Castasterone and citric acid treatment restores photosynthetic attributes in Brassica juncea L. under Cd(II) toxicity

•Castasterone (CS) and citric acid (CA) ameliorate Cd(II) toxicity to Brassica juncea L.•β-regression coefficients revealed a better effect of CS in improving the growth and photosynthesis of B. juncea.•CS and CA treatments alone or in combination modulated expression of CHLASE, PSY and CHS genes under Cd(II) toxicity.

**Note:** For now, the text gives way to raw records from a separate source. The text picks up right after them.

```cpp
typedef struct bnn_bbb_fwd_args {
  uint32_t struct_bytes;
  int32_t n_samples, batch, in_features, out_features;
  const void* x;
  int32_t x_dtype;
  int32_t x_per_sample;
  const float* w_mu;
  const float* w_rho;
  const float* b_mu;
  const float* b_rho;
  int32_t eps_mode;
  int32_t math;
  const float* eps_w;
  const float* eps_b;
  uint64_t seed;
  uint32_t layer_id;
  uint32_t sample_offset;
  const uint32_t* sample_counter;
  uint32_t sample_group;
  uint32_t sample_group_stride;
  float* eps_w_dump;
  float* eps_b_dump;
  bnn_prior prior;
  int32_t want_stats;
  int32_t relu;
  void* workspace;
  size_t workspace_bytes;
  float* log_prior;
  float* log_q;
  void* y;
  int32_t y_dtype;
  int32_t form;
  void* split_scratch;
  size_t split_scratch_bytes;
  const float* w_sigma;
  const void* w_sampled;
  const float* b_sampled;
  const struct bnn_bbb_sample_args* rider;
  void* y_bf16_copy;
  void* w_sampled_t_out;
  const void* x_lo;
  void* y_lo;
} bnn_bbb_fwd_args;

size_t bnn_bbb_linear_fwd_workspace_bytes(int32_t n_samples, int32_t out_features);
size_t bnn_bbb_split_scratch_bytes(int32_t n_samples, int32_t batch, int32_t out_features);
size_t bnn_bbb_split_scratch_zero_bytes(int32_t n_samples, int32_t batch, int32_t out_features);
int bnn_bbb_linear_fwd(const bnn_bbb_fwd_args* args, void* stream);
int bnn_bbb_plan(const bnn_bbb_fwd_args* args, bnn_plan* plan);

#define BNN_SAMPLE_MAX_LAYERS 8
typedef struct bnn_bbb_sample_layer {
  int32_t in_features, out_features;
  uint32_t layer_id;
  int32_t reserved;
  const float* w_mu;
  const float* w_rho;
  const float* b_mu;
  const float* b_rho;
  void* w_out;
  float* b_out;
  void* workspace;
  size_t workspace_bytes;
  bnn_prior prior;
  int32_t reserved2;
} bnn_bbb_sample_layer;

typedef struct bnn_bbb_sample_args {
  uint32_t struct_bytes;
  int32_t n_layers;
  int32_t n_samples;
  uint32_t sample_offset;
  uint64_t seed;
  const uint32_t* sample_counter;
  uint32_t sample_group;
  uint32_t sample_group_stride;
  bnn_bbb_sample_layer layer[BNN_SAMPLE_MAX_LAYERS];
  const float* cast_src;
  void* cast_dst;
  int64_t cast_n;
} bnn_bbb_sample_args;

size_t bnn_bbb_sample_workspace_bytes(int32_t n_samples, int32_t in_features, int32_t out_features);
int bnn_bbb_sample_weights(const bnn_bbb_sample_args* args, void* stream);

typedef struct bnn_lr_rider {
  uint32_t struct_bytes;
  int32_t in_features, out_features;
  const float* w_mu;
  const float* w_rho;
  const float* b_mu;
  const float* b_rho;
  void* w_frag;
  size_t w_frag_bytes;
  void* kl_workspace;
  size_t kl_workspace_bytes;
} bnn_lr_rider;

typedef struct bnn_lr_fwd_args {
  uint32_t struct_bytes;
  int32_t n_samples, batch, in_features, out_features;
  const void* x;
  int32_t x_dtype;
  int32_t x_per_sample;
  const float* w_mu;
  const float* w_rho;
  const float* b_mu;
  const float* b_rho;
  int32_t eps_mode;
  int32_t math;
  const float* eps_act;
  const float* eps_b;
  uint64_t seed;
  uint32_t layer_id;
  uint32_t sample_offset;
  const uint32_t* sample_counter;
  uint32_t sample_group;
  uint32_t sample_group_stride;
  float* eps_act_dump;
  float* eps_b_dump;
  float sigma_p;
  int32_t want_kl;
  int32_t relu;
  int32_t form;
  void* workspace;
// ... 651 lines not shown
} bnn_mc_score_args;
size_t bnn_mc_score_workspace_bytes(int32_t groups, int32_t batch, int32_t classes);
int bnn_mc_score(const bnn_mc_score_args* args, void* stream);

typedef struct bnn_sparse_count_args {
  uint32_t struct_bytes;
  int32_t out_features;
  int32_t in_features;
  int32_t ld;
  int32_t level;
  int32_t reserved;
  const uint8_t* code;
  int32_t* row_ptr;
} bnn_sparse_count_args;
int bnn_sparse_count(const bnn_sparse_count_args* args, void* stream);

typedef struct bnn_sparse_fill_args {
  uint32_t struct_bytes;
  int32_t out_features;
  int32_t in_features;
  int32_t ld;
  int32_t level;
  int32_t transposed;
  const uint8_t* code;
  const int32_t* row_ptr;
  const float* mu;
  const float* rho;
  uint16_t* col;
  float* mu_val;
  float* rho_val;
} bnn_sparse_fill_args;
int bnn_sparse_fill(const bnn_sparse_fill_args* args, void* stream);

typedef struct bnn_sparse_fwd_args {
  uint32_t struct_bytes;
  int32_t n_samples;
  int32_t rows;
  int32_t in_features;
  int32_t out_features;
  int32_t eps_mode;
  int32_t relu;
  int32_t x_per_sample;
  int32_t x_feature_major;
  int32_t y_feature_major;
  uint32_t layer_id;
  uint32_t sample_offset;
  uint64_t seed;
  uint32_t sample_group;
  uint32_t sample_group_stride;
  int32_t reserved0, reserved1;
  const uint32_t* sample_counter;
  const int32_t* row_ptr;
  const uint16_t* col;
  const float* mu_val;
  const float* sigma_val;
  const float* b_mu;
  const float* b_sigma;
  const float* x;
  float* y;
  const float* eps;
  const float* eps_b;
  float* eps_dump;
  float* eps_b_dump;
  float* x_scratch;
} bnn_sparse_fwd_args;
int bnn_sparse_fwd(const bnn_sparse_fwd_args* args, void* stream);

int bnn_softplus(const float* rho, float* sigma, int64_t n, void* stream);

int bnn_cast_bf16(const float* src, void* dst_bf16, void* dst_sq_bf16 , int64_t n, void* stream);

#define BNN_PREPARE_MAX 8
typedef struct bnn_prepare_args {
  uint32_t struct_bytes;
  int32_t n_softplus;
  const float* rho[BNN_PREPARE_MAX];
  float* sigma[BNN_PREPARE_MAX];
  int64_t n[BNN_PREPARE_MAX];
  const float* cast_src;
  void* cast_dst;
  void* cast_dst_sq;
  int64_t cast_n;
  void* cast_dst_lo;
} bnn_prepare_args;
int bnn_eval_prepare(const bnn_prepare_args* args, void* stream);

int bnn_version(void);
int bnn_philox_rounds(void);
const char* bnn_status_string(int status);

#ifdef __cplusplus
}
#endif
#endif
```

Baseline: 428,200.

## Add piece-order activation and parameter layouts for the 8-wave GEMM forward path

Introduces a tiled "pieces" memory layout for bf16 activations and for the interleaved fp32 mu/sigma parameters. The layout matches the fragment order consumed by the 8-wave GEMM BBB forward kernel. eval_prepare gains paths that write the input cast and the softplus(rho)/mu pairs directly in this order, and the engine switches hidden-layer buffers to it when the plan selects that kernel form. The goal is coalesced, fragment-ready loads with no in-kernel reshuffling. In exchange it adds extra layout-specialised kernel instantiations, extra prepare work and buffer-format constraints, such as rejecting the final/LR paths.

```diff
diff --git a/bayesian-neural-network_amd/bnn_hip/_lib.py b/bayesian-neural-network_amd/bnn_hip/_lib.py
--- a/bayesian-neural-network_amd/bnn_hip/_lib.py
+++ b/bayesian-neural-network_amd/bnn_hip/_lib.py
@@ -13,6 +13,7 @@
 PRIOR_GAUSS, PRIOR_MIXTURE = 0, 1
 NLL_REGRESSION, NLL_CLASSIFICATION = 0, 1
 FORM_AUTO, FORM_TILE, FORM_GEMM, FORM_GEMM_KSLICE, FORM_BLOCK256 = 0, 1, 2, 3, 4
+LAYOUT_ROWS, LAYOUT_PIECES = 0, 1
 
 EXPORTS = (
     "bnn_version", "bnn_philox_rounds", "bnn_status_string",
@@ -62,6 +63,7 @@
         ("split_scratch", C.c_void_p), ("split_scratch_bytes", C.c_size_t), ("w_sigma", C.c_void_p),
         ("w_sampled", C.c_void_p), ("b_sampled", C.c_void_p), ("rider", C.c_void_p), ("y_bf16_copy", C.c_void_p),
         ("w_sampled_t_out", C.c_void_p), ("x_lo", C.c_void_p), ("y_lo", C.c_void_p),
+        ("x_layout", C.c_int32), ("y_layout", C.c_int32), ("w_pieces", C.c_void_p),
     ]
 
 
@@ -205,7 +207,9 @@
     _fields_ = [("struct_bytes", C.c_uint32), ("n_softplus", C.c_int32),
                 ("rho", C.c_void_p * PREPARE_MAX), ("sigma", C.c_void_p * PREPARE_MAX), ("n", C.c_int64 * PREPARE_MAX),
                 ("cast_src", C.c_void_p), ("cast_dst", C.c_void_p), ("cast_dst_sq", C.c_void_p), ("cast_n", C.c_int64),
-                ("cast_dst_lo", C.c_void_p)]
+                ("cast_dst_lo", C.c_void_p), ("cast_layout", C.c_int32), ("cast_batch", C.c_int32), ("cast_features", C.c_int32),
+                ("mu", C.c_void_p * PREPARE_MAX), ("pieces", C.c_void_p * PREPARE_MAX),
+                ("rows", C.c_int32 * PREPARE_MAX), ("cols", C.c_int32 * PREPARE_MAX)]
 
 
 PREDICTIVE_MAX_QUANTILES = 8
diff --git a/bayesian-neural-network_amd/bnn_hip/engine.py b/bayesian-neural-network_amd/bnn_hip/engine.py
--- a/bayesian-neural-network_amd/bnn_hip/engine.py
+++ b/bayesian-neural-network_amd/bnn_hip/engine.py
@@ -539,6 +539,17 @@
                 self.w_pre[i] = torch.empty((S, n_i, k_i), dtype=torch.bfloat16, device=dev)
                 self.b_pre[i] = torch.empty((S, n_i), dtype=torch.float32, device=dev)
                 self.ws[i] = ops.sample_workspace(S, k_i, n_i, dev)
+        self.k1b2 = self._k1b2_layers() if state.pieces else [False] * nl
+        for i in range(nl - 1):
+            if self.k1b2[i] and i == 0 and self.x16 is not None:
+                self.x16 = ops.pieces_activation(self.x.shape, dev)
+            elif self.k1b2[i] and i > 0 and self.k1b2[i - 1]:
+                self.bufs[i - 1] = ops.pieces_activation(self.bufs[i - 1].shape, dev)
+        self.wpieces = [ops.param_pieces(sp.in_out[1], sp.in_out[0], dev) if (k and state.param_pieces) else None
+                        for sp, k in zip(self.specs, self.k1b2)]
+        for w, pc in zip(self.wsigma, self.wpieces):
+            if pc is not None:
+                w.bnn_param_pieces = pc
         self.graph = None
         self.calls = None
         if capture == "calls":
@@ -577,7 +588,8 @@
         if self.x16 is not None or hoist:
             ops.eval_prepare([self.specs[i].m.weight_rho.detach() for i in hoist], [self.wsigma[i] for i in hoist],
                              cast=self.x if self.x16 is not None else None, cast_out=self.x16,
-                             cast_out_sq=self.x16_sq, cast_out_lo=self.x16_lo)
+                             cast_out_sq=self.x16_sq, cast_out_lo=self.x16_lo,
+                             mus=[self.specs[i].m.weight_mu.detach() for i in hoist], pieces=[self.wpieces[i] for i in hoist])
             if self.x16 is not None:
                 h, h_sq, h_lo = self.x16, self.x16_sq, self.x16_lo
         last = len(self.specs) - 1
@@ -594,9 +606,7 @@
                       ticket=self.ticket, scratch=self.scratch, group_samples=self.group)
         for i, sp in enumerate(self.specs):
             p = tuple(t.detach() for t in (sp.m.weight_mu, sp.m.weight_rho, sp.m.bias_mu, sp.m.bias_rho))
-            common = dict(n_samples=self.n_local, math_mode=math_mode, relu=sp.relu, y_dtype=self.bufs[i].dtype,
-                          eps_mode=L.EPS_PHILOX, seed=state.seed, layer_id=sp.layer_id, sample_offset=self.lo,
-                          sample_counter=self.counter, workspace=self.ws[i], out=self.bufs[i], form=state.form, **grp)
+            common = self._common_kw(i)
             if self.lr:
                 if self.lr_x3 and i == last:
                     common["math_mode"] = L.MATH_F32
@@ -617,9 +627,7 @@
                 if i == last:
                     ops.elbo_finalize(workspaces=self.ws, logits=self.bufs[i], **fin_kw)
             else:
-                kw = dict(prior=sp.m._prior_spec, want_stats=True, split_scratch=self.split[i], w_sigma=self.wsigma[i], **common)
-                if self.x3:
-                    kw.update(x_lo=h_lo if h.dtype == torch.bfloat16 else None, out_lo=self.bufs_lo[i])
+                kw = self._bbb_kw(i, h, h_lo, common)
                 if i == last and self.rows:
                     ops.bbb_final_fwd((h, None, None, None, None),
                                       dict(n_samples=self.n_local, prior=sp.m._prior_spec, math_mode=math_mode, relu=sp.relu,
@@ -629,17 +637,45 @@
                 elif i == last:
                     ops.bbb_final_fwd((h,) + p, kw, dict(workspaces=self.ws[:last], **fin_kw))
                 else:
-                    if i == self.pre_from:
-                        kw["rider"] = ops.build_sample_job(
-                            [dict(w_mu=q.m.weight_mu.detach(), w_rho=q.m.weight_rho.detach(), b_mu=q.m.bias_mu.detach(),
-                                  b_rho=q.m.bias_rho.detach(), prior=q.m._prior_spec, layer_id=q.layer_id,
-                                  workspace=self.ws[j], w_out=self.w_pre[j], b_out=self.b_pre[j])
-                             for j, q in enumerate(self.specs) if j > i],
-                            n_samples=self.n_local, seed=state.seed, sample_offset=self.lo, sample_counter=self.counter, **grp)
                     ops.bbb_linear_fwd(h, *p, **kw)
             h, h_lo = self.bufs[i], self.bufs_lo[i]
         if self.lr:
             ops.elbo_finalize(workspaces=self.ws, logits=h, **fin_kw)
+
+    def _common_kw(self, i):
+        sp = self.specs[i]
+        grp = dict(sample_group=self.group, sample_group_stride=self.samples) if self.G > 1 else {}
+        return dict(n_samples=self.n_local, math_mode=self.math, relu=sp.relu, y_dtype=self.bufs[i].dtype,
+                    eps_mode=L.EPS_PHILOX, seed=state.seed, layer_id=sp.layer_id, sample_offset=self.lo,
+                    sample_counter=self.counter, workspace=self.ws[i], out=self.bufs[i], form=state.form, **grp)
+
+    def _bbb_kw(self, i, h, h_lo, common):
+        sp = self.specs[i]
+        kw = dict(prior=sp.m._prior_spec, want_stats=True, split_scratch=self.split[i], w_sigma=self.wsigma[i], **common)
+        if self.x3:
+            kw.update(x_lo=h_lo if h.dtype == torch.bfloat16 else None, out_lo=self.bufs_lo[i])
+        if i == self.pre_from and i < len(self.specs) - 1:
+            grp = dict(sample_group=self.group, sample_group_stride=self.samples) if self.G > 1 else {}
+            kw["rider"] = ops.build_sample_job(
+                [dict(w_mu=q.m.weight_mu.detach(), w_rho=q.m.weight_rho.detach(), b_mu=q.m.bias_mu.detach(),
+                      b_rho=q.m.bias_rho.detach(), prior=q.m._prior_spec, layer_id=q.layer_id,
+                      workspace=self.ws[j], w_out=self.w_pre[j], b_out=self.b_pre[j])
+                 for j, q in enumerate(self.specs) if j > i],
+                n_samples=self.n_local, seed=state.seed, sample_offset=self.lo, sample_counter=self.counter, **grp)
+        return kw
+
+    def _k1b2_layers(self):
+        res = [False] * len(self.specs)
+        if self.lr or self.math != L.MATH_BF16:
+            return res
+        h = self.x16 if self.x16 is not None else self.x
+        for i, sp in enumerate(self.specs[:-1]):
+            if not self.lib[i] and self.wsigma[i] is not None and h.dtype == torch.bfloat16:
+                p = tuple(t.detach() for t in (sp.m.weight_mu, sp.m.weight_rho, sp.m.bias_mu, sp.m.bias_rho))
+                plan = ops.bbb_plan(h, *p, **self._bbb_kw(i, h, None, self._common_kw(i)))
+                res[i] = plan["form"] == L.FORM_GEMM and plan["waves"] == 8
+            h = self.bufs[i]
+        return res
 
     def _sample_layer(self, i, grp):
         sp = self.specs[i]
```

Cadmium(II) toxicity is a serious environmental issue warranting effective measures for its mitigation. In the present study, ameliorative effects of a bioactive brassinosteroid, castasterone (CS) and low molecular weight organic acid, citric acid (CA) against the Cd(II) toxicity to Brassica juncea L. were evaluated. Seeds of B. juncea treated with CS (0, 0.01, 1 and 100 nM) were sown in cadmium spiked soils (0 and 0.6 mmol kg−1 soil). CA (0.6 mmol kg−1soil) was added to soil one week after sowing seeds. Plants were harvested 30 days after sowing. Phytotoxicity induced by Cd(II) was evident from stunted growth of the plants, malondialdehyde accumulation, reduction in chlorophyll and carotenoid contents, and leaf gas exchange parameters. Cd(II) toxicity was effectively alleviated by seed soaking with CS (100 nM) and/ or soil amendment with CA (0.6 mM kg−1 soil). Relative gene expression of genes encoding for some of the key enzymes of pigment metabolism were also analysed. Expression of chlorophyllase (CHLASE) was reduced, while that of phytoene synthase (PSY), and chalcone synthase (CHS) genes were enhanced with CS and/or CA treatments with respect to plants treated with Cd(II) only. Cd also affected the activities of antioxidative enzymes. Plants responded to Cd(II) by accumulation of total sugars. CS (100 nM) and CA treatments further enhanced the activities of these parameters and induced the contents of secondary plant pigments (flavonoids and anthocyanins) and proline. The results imply that seed treatment with CS and soil application with CA can effectively alleviate Cd(II) induced toxicity in B. juncea by strengthening its antioxidative defence system and enhancing compatible solute accumulation.